Pls post southern inland WhatsApp group Link


----------



## kaju (Oct 31, 2011)

Adeyemy1980 said:


> Pls post southern inland WhatsApp group Link


Posting ANY social media links would be a breach of the Forum Rules. Use the PM system.


----------



## anibina (Dec 24, 2018)

I have applied 06th july2019 for stage -1 but still i didnt get any response for stage-2 process for paying 770 $. only i got one email that RDA has received the EOI stage-1 and said it will take further 6 weeks to process next that means for applying stage 2 and pay the 770 to take 6 weeks or what? pls clarify anyone and help me


----------



## Adeyemy1980 (Jun 12, 2019)

6 weeks is their normal official time of processing application but it normally takes less than 8business working days before they get back to applicant cos mine was 7days when I got stage 2 and even my ITA after stage 2 was less than One month.
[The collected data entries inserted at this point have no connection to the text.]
extern "C" int zk_evm_open(const zk_evm_tables* t, uint32_t opts, zk_session** out) {
    ARG_TRY(t_device >= 0, "zk_evm_open: call zk_init first");
    HIP_TRY(hipSetDevice(t_device));
    ARG_TRY(t && out && t->steps && t->n_steps >= 2 && t->n_steps < (1ull << 32), "zk_evm_open: bad arguments");
    ARG_TRY(t->n_rw < (1ull << 31) && t->n_bytecode < (1ull << 31) && t->n_tx < (1ull << 31) && t->n_block < (1ull << 31) &&
            t->n_copy < (1ull << 31) && t->n_keccak < (1ull << 31) && t->n_exp < (1ull << 31) && t->n_withdrawals < (1ull << 31) &&
            t->n_sig < (1ull << 31) && t->n_ecc < (1ull << 31),
            "zk_evm_open: table too large");
    ARG_TRY(t->aux_cells == 0 || (t->aux_cells >= 2 && t->aux_cells <= 64), "zk_evm_open: aux_cells must be 0 (= 2) or 2..64");
    const bool dev = opts & ZK_OPT_DEVICE_PTRS;
    const bool generic = opts & ZK_OPT_GENERIC_INDEX;
    zk_session* s = new zk_session();
    s->kind = SESSION_EVM;
    s->n = t->n_steps - 1;
    s->side_stream = (opts & ZK_OPT_SIDE_STREAM) != 0;
    int rc = 0;
    const void* p = nullptr;
    EvmArgs& E = s->evm;
    if ((rc = stage(s, t->steps, (size_t)t->n_steps * STEP_NCELLS * 32, dev, &p))) goto fail;
    E.steps = (const u64*)p;
    E.n_steps = t->n_steps;
    E.n_pairs = (u32)(t->n_steps - 1);
    if ((rc = table_stage(s, E.rw, t->rw, t->rw_flags, t->n_rw, RW_NCELLS, dev))) goto fail;
    if ((rc = table_stage(s, E.bytecode, t->bytecode, nullptr, t->n_bytecode, BYTECODE_NCELLS, dev))) goto fail;
    if ((rc = table_stage(s, E.tx, t->tx, t->tx_flags, t->n_tx, TX_NCELLS, dev))) goto fail;
    if ((rc = table_stage(s, E.block, t->block, t->block_flags, t->n_block, BLOCK_NCELLS, dev))) goto fail;
    if ((rc = table_stage(s, E.copy, t->copy, nullptr, t->n_copy, COPY_T_NCELLS, dev))) goto fail;
    if ((rc = table_stage(s, E.keccak, t->keccak, nullptr, t->n_keccak, KECCAK_NCELLS, dev))) goto fail;
    if ((rc = table_stage(s, E.exp, t->exp, nullptr, t->n_exp, EXP_T_NCELLS, dev))) goto fail;
    if ((rc = table_stage(s, E.sig, t->sig, nullptr, t->n_sig, SIG_T_NCELLS, dev))) goto fail;
    if ((rc = table_stage(s, E.ecc, t->ecc, nullptr, t->n_ecc, ECC_T_NCELLS, dev))) goto fail;
    if ((rc = table_stage(s, E.withdrawals, t->withdrawals, nullptr, t->n_withdrawals, 4, dev))) goto fail;
    E.withdrawals.slots = nullptr;
    E.withdrawals.mask = 0;
    E.aux = nullptr;
    E.aux_kind = nullptr;
    E.aux_cells = t->aux_cells ? t->aux_cells : 2u;
    if (t->aux && t->aux_kind) {
        if ((rc = stage(s, t->aux, (size_t)t->n_steps * E.aux_cells * 32, dev, &p))) goto fail;
        E.aux = (const u64*)p;
        if ((rc = stage(s, t->aux_kind, (size_t)t->n_steps * 4, dev, &p))) goto fail;
        E.aux_kind = (const u32*)p;
    }
    {
        ZkTable* const small[EVM_OPEN_TABLES] = {&E.tx, &E.block, &E.bytecode, &E.copy, &E.keccak, &E.exp, &E.sig, &E.ecc};
        const bool want_dir = !generic && t->n_bytecode != 0;
        size_t n_ff = 0;
        u32 caps[EVM_OPEN_TABLES];
        for (int k = 0; k < EVM_OPEN_TABLES; k++) { caps[k] = index_cap(small[k]->n); n_ff += caps[k]; }
        const u32 cap_rw = index_cap(E.rw.n), cap_big = want_dir ? index_cap(t->n_bytecode) : 0u;
        n_ff += (size_t)cap_rw + 2 * (size_t)cap_big + (want_dir ? DIRB_SMALL_SLOTS : 0u);
        u32* ff = nullptr;
        if ((rc = dev_alloc(s, (void**)&ff, n_ff * sizeof(u32)))) goto fail;
        u32* cur = ff;
        for (int k = 0; k < EVM_OPEN_TABLES; k++) { small[k]->slots = cur; small[k]->mask = caps[k] - 1; cur += caps[k]; }
        E.rw.slots = cur; E.rw.mask = cap_rw - 1; cur += cap_rw;
        u32* const dir_rep = cur; cur += cap_big;
        u32* const dir_first = cur; cur += cap_big;
        u32* const small_slots = cur;
        const size_t dyn_bytes = 256, hist_bytes = EVM_N_BINS * sizeof(u32), status_bytes = (((size_t)s->n * sizeof(u32)) + 15) & ~(size_t)15;
        const size_t zero_bytes = dyn_bytes + 2 * hist_bytes + status_bytes + 3 * (size_t)cap_big * 4;
        char* zero = nullptr;
        if ((rc = dev_alloc(s, (void**)&zero, zero_bytes))) goto fail;
        EvmResultBlock* const rb = (EvmResultBlock*)zero;
        EvmDyn* dyn = &rb->dyn;
        s->d_result = rb;
        if ((rc = arena_pinned(s->device, &s->h_result))) goto fail;
        {
            void* hd = nullptr;
            if (hipHostGetDevicePointer(&hd, s->h_result, 0) == hipSuccess) s->h_result_dev = (u32*)hd;
            (void)hipGetLastError();
        }
        static_assert(sizeof(EvmResultBlock) <= 256, "the result block outgrew its slot");
        static_assert((EVM_N_BINS * sizeof(u32)) % 16 == 0, "zero region pieces are 16-byte multiples");
        s->d_hist = (u32*)(zero + dyn_bytes);
        s->d_hist2 = (u32*)(zero + dyn_bytes + hist_bytes);
        s->d_status = (u32*)(zero + dyn_bytes + 2 * hist_bytes);
        u32* const dir_last = (u32*)(zero + dyn_bytes + 2 * hist_bytes + status_bytes);
        E.dyn = dyn;
        E.defer_count = &dyn->n_deferred;
        if ((rc = dev_alloc(s, (void**)&E.defer_list, (size_t)E.n_pairs * sizeof(u32)))) goto fail;
        s->d_tally = rb->tally;
        s->tally_last = s->d_tally;
        {
            const u64 n16 = n_ff / 4 + zero_bytes / 16;
            const u32 fill_grid = (u32)(n16 / 256 < 2048 ? (n16 + 255) / 256 : 2048);
            if (arena_event(s->device, &s->ev_open0) || arena_event(s->device, &s->ev_open1)) s->ev_open0 = s->ev_open1 = nullptr;
            hipExtLaunchKernelGGL(evm_open_fill_kernel, dim3(fill_grid ? fill_grid : 1u), dim3(256), 0, s->stream, s->ev_open0, nullptr, 0, (uint4*)ff,
                                  (u64)(n_ff / 4), (uint4*)zero, (u64)(zero_bytes / 16));
        }
        E.rw_dense = 0;
        E.rw_base = 0;
        E.rw_keys = nullptr;
        E.codes.n = 0;
        E.codes.mask = 0;
        E.codes.packed = nullptr;
        E.codes.entries = nullptr;
        E.codes.slots = nullptr;
        E.agg_max_txs = E.agg_total_txs = E.agg_invalid_txs = E.agg_bad_invalid_rows = E.agg_total_wds = E.agg_rw_dups = 0;
        EvmOpenTables o;
        memset(&o, 0, sizeof o);
        u32 blk = 0;
        for (int k = 0; k < EVM_OPEN_TABLES; k++) { o.t[k] = *small[k]; o.block_start[k] = blk; blk += (small[k]->n + 255u) / 256u; }
        o.block_start[EVM_OPEN_TABLES] = blk;
        blk += (u32)((t->n_withdrawals + 255) / 256);
        o.block_start[EVM_OPEN_TABLES + 1] = blk;
        o.wds = E.withdrawals.cells;
        o.n_wds = (u32)t->n_withdrawals;
        o.dyn = dyn;
        o.tally = s->d_tally;
        o.rw = E.rw;
        if (t->n_rw && !generic) {
            u64* d_keys = nullptr;
            if ((rc = dev_alloc(s, (void**)&d_keys, (size_t)t->n_rw * 32))) goto fail;
            E.rw_keys = d_keys;
            o.rw_keys = d_keys;
        }
        const u32 rw_row_blocks = o.rw_keys ? (u32)((t->n_rw + 63) / 64) : 0u;
        o.dir_block0 = blk;
        u32 dir_row_blocks = 0;
        if (want_dir) {
            DirBuild& d = o.dir;
            d.rows = E.bytecode.cells;
            d.n = (u32)t->n_bytecode;
            d.rep = dir_rep;
            d.first = dir_first;
            d.last = dir_last;
            d.runs = dir_last + cap_big;
            d.bad = dir_last + 2 * (size_t)cap_big;
            d.big_mask = cap_big - 1;
            d.small_slots = small_slots;
            d.dyn = dyn;
            if ((rc = dev_alloc(s, (void**)&d.packed, (size_t)d.n * sizeof(uint16_t)))) goto fail;
            if ((rc = dev_alloc(s, (void**)&d.entries, (size_t)DIRB_MAX_ENTRIES * sizeof(ZkCodeEntry)))) goto fail;
            if ((rc = dev_alloc(s, (void**)&d.list, (size_t)DIRB_MAX_ENTRIES * 4))) goto fail;
            dir_row_blocks = (d.n + 255u) / 256u;
            E.codes.entries = d.entries;
            E.codes.slots = d.small_slots;
            E.codes.packed = d.packed;
        }
        if ((rc = dev_alloc(s, (void**)&s->d_cursor, EVM_N_BINS * sizeof(u32)))) goto fail;
        if ((rc = dev_alloc(s, (void**)&s->d_bin16, (size_t)E.n_pairs * sizeof(uint16_t)))) goto fail;
        s->d_group_start = rb->group_start;
        if ((rc = dev_alloc(s, (void**)&s->d_perm, ((size_t)E.n_pairs + EVM_PERM_PAD + 2 * EVM_HOT_BLOCK) * sizeof(u32)))) goto fail;
        const bool sorted = !(opts & ZK_OPT_NO_STATE_SORT);
        o.hist_block0 = o.dir_block0 + dir_row_blocks;
        u32 hist_blocks = 0, scatter_blocks = 0;
        if (sorted) {
            o.sort.steps = E.steps; o.sort.n_pairs = E.n_pairs; o.sort.hist = s->d_hist; o.sort.hist_next = s->d_hist2;
            o.sort.taken = s->d_cursor; o.sort.bin16 = s->d_bin16; o.sort.group_start = s->d_group_start; o.sort.perm = s->d_perm;
            o.sort.tally = s->d_tally;
            o.sort.defer_count = E.defer_count;
            if ((opts & ZK_OPT_SINGLE_PASS) && s->h_result_dev && evm_lazy_tail_enabled() && !(opts & ZK_OPT_SIDE_STREAM)) {
                static std::atomic<u32> g_early_seq{0};
                u32 q = ++g_early_seq;
                if (!q) q = ++g_early_seq;
                __atomic_store_n(&((u32*)s->h_result)[EVM_EARLY_WORD + 2], 0u, __ATOMIC_RELEASE);
                s->early_seq = q;
                o.sort.early_host = s->h_result_dev;
                o.sort.early_seq = q;
            }
            hist_blocks = (E.n_pairs + 255u) / 256u;
            scatter_blocks = (E.n_pairs + EVM_OPEN_P2_BLOCK - 1u) / EVM_OPEN_P2_BLOCK;
            s->evm_pass = 1;
            s->perm_ready = true;
        }
        o.rw_block0 = o.hist_block0 + hist_blocks;
        o.rec_block0 = o.rw_block0 + rw_row_blocks;
        u32 rec_blocks = 0;
        E.step_recs = nullptr;
        if (!(opts & ZK_OPT_SINGLE_PASS)) {
            u32* recs = nullptr;
            if ((rc = dev_alloc(s, (void**)&recs, (size_t)t->n_steps * EVM_REC_WORDS * sizeof(u32)))) goto fail;
            o.steps = E.steps; o.n_steps = (u32)t->n_steps; o.step_recs = recs;
            E.step_recs = recs;
            rec_blocks = (u32)((t->n_steps + 63) / 64);
        }
        const u32 grid1 = o.rec_block0 + rec_blocks;
        {
            static const u32 spread = [] { const char* e = getenv("ZK_P1_LAT_SPREAD"); const int v = e ? atoi(e) : 2; return (u32)(v < 0 ? 0 : v); }();
            o.lat_period = (o.rw_block0 && spread) ? o.rec_block0 / (spread * o.rw_block0) : 0u;
        }
#ifdef ZK_DIAG_P1
        if (const char* e = getenv("ZK_DIAG_P1_SKIP")) o.diag_skip = (u32)atoi(e);
#endif
        {
            const u32 dir_blocks = want_dir ? DIRB_MAX_ENTRIES / EVM_OPEN_P2_BLOCK : 0u;
            const u32 rw_blocks = t->n_rw ? EVM_OPEN_RW_GENERIC_BLOCKS : 0u;
            bool phase2 = scatter_blocks + dir_blocks + rw_blocks != 0;
#ifdef ZK_DIAG_P1
            if (o.diag_skip) phase2 = false;
#endif
            hipExtLaunchKernelGGL(evm_open_phase1_kernel, dim3(grid1 ? grid1 : 1u), dim3(256), 0, s->stream, nullptr, phase2 ? nullptr : s->ev_open1, 0, o);
            if (phase2)
                hipExtLaunchKernelGGL(evm_open_phase2_kernel, dim3(scatter_blocks + dir_blocks + rw_blocks), dim3(EVM_OPEN_P2_BLOCK), 0, s->stream, nullptr,
                                      s->ev_open1, 0, o, scatter_blocks, dir_blocks, generic ? 1u : 0u);
        }
        if (hipGetLastError() != hipSuccess) { rc = -2; g_err = "zk_evm_open: a build kernel failed to launch"; goto fail; }
    }
    E.opts = (t->begin_with_first_step ? 1u : 0u) | (t->end_with_last_step ? 2u : 0u);
    E.prof = nullptr;
    if (getenv("ZK_EVM_PROF")) {
        if ((rc = dev_alloc(s, (void**)&E.prof, 1024 * 4 * 8 * sizeof(unsigned long long)))) goto fail;
        if (hipMemsetAsync(E.prof, 0, 1024 * 4 * 8 * sizeof(unsigned long long), s->stream) != hipSuccess) { rc = -2; goto fail; }
    }
    E.perm = (opts & ZK_OPT_NO_STATE_SORT) ? nullptr : s->d_perm;
    *out = s;
    return 0;
fail:
    zk_close(s);
    return rc;
}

Relax it will get to your turn. 
What’s your occupation? Mine is fitter


----------



## anibina (Dec 24, 2018)

*anibina*



Adeyemy1980 said:


> 6 weeks is their normal official time of processing application but it normally takes less than 8business working days before they get back to applicant cos mine was 7days when I got stage 2 and even my ITA after stage 2 was less than One month. Relax it will get to your turn.
> What’s your occupation? Mine is fitter


mine is Electrical engineer.


----------



## guigaoh2o (Apr 2, 2016)

is it necessary to have experience in australia to submit an EOI for southern inland???


----------



## Adeyemy1980 (Jun 12, 2019)

You don’t have to have Australian experience before applying


----------



## Adeyemy1980 (Jun 12, 2019)

I just got my grant and will be to southern inland by March ending. Please does anyone know anybody who can help in terms of accommodation. Kindly let me know


----------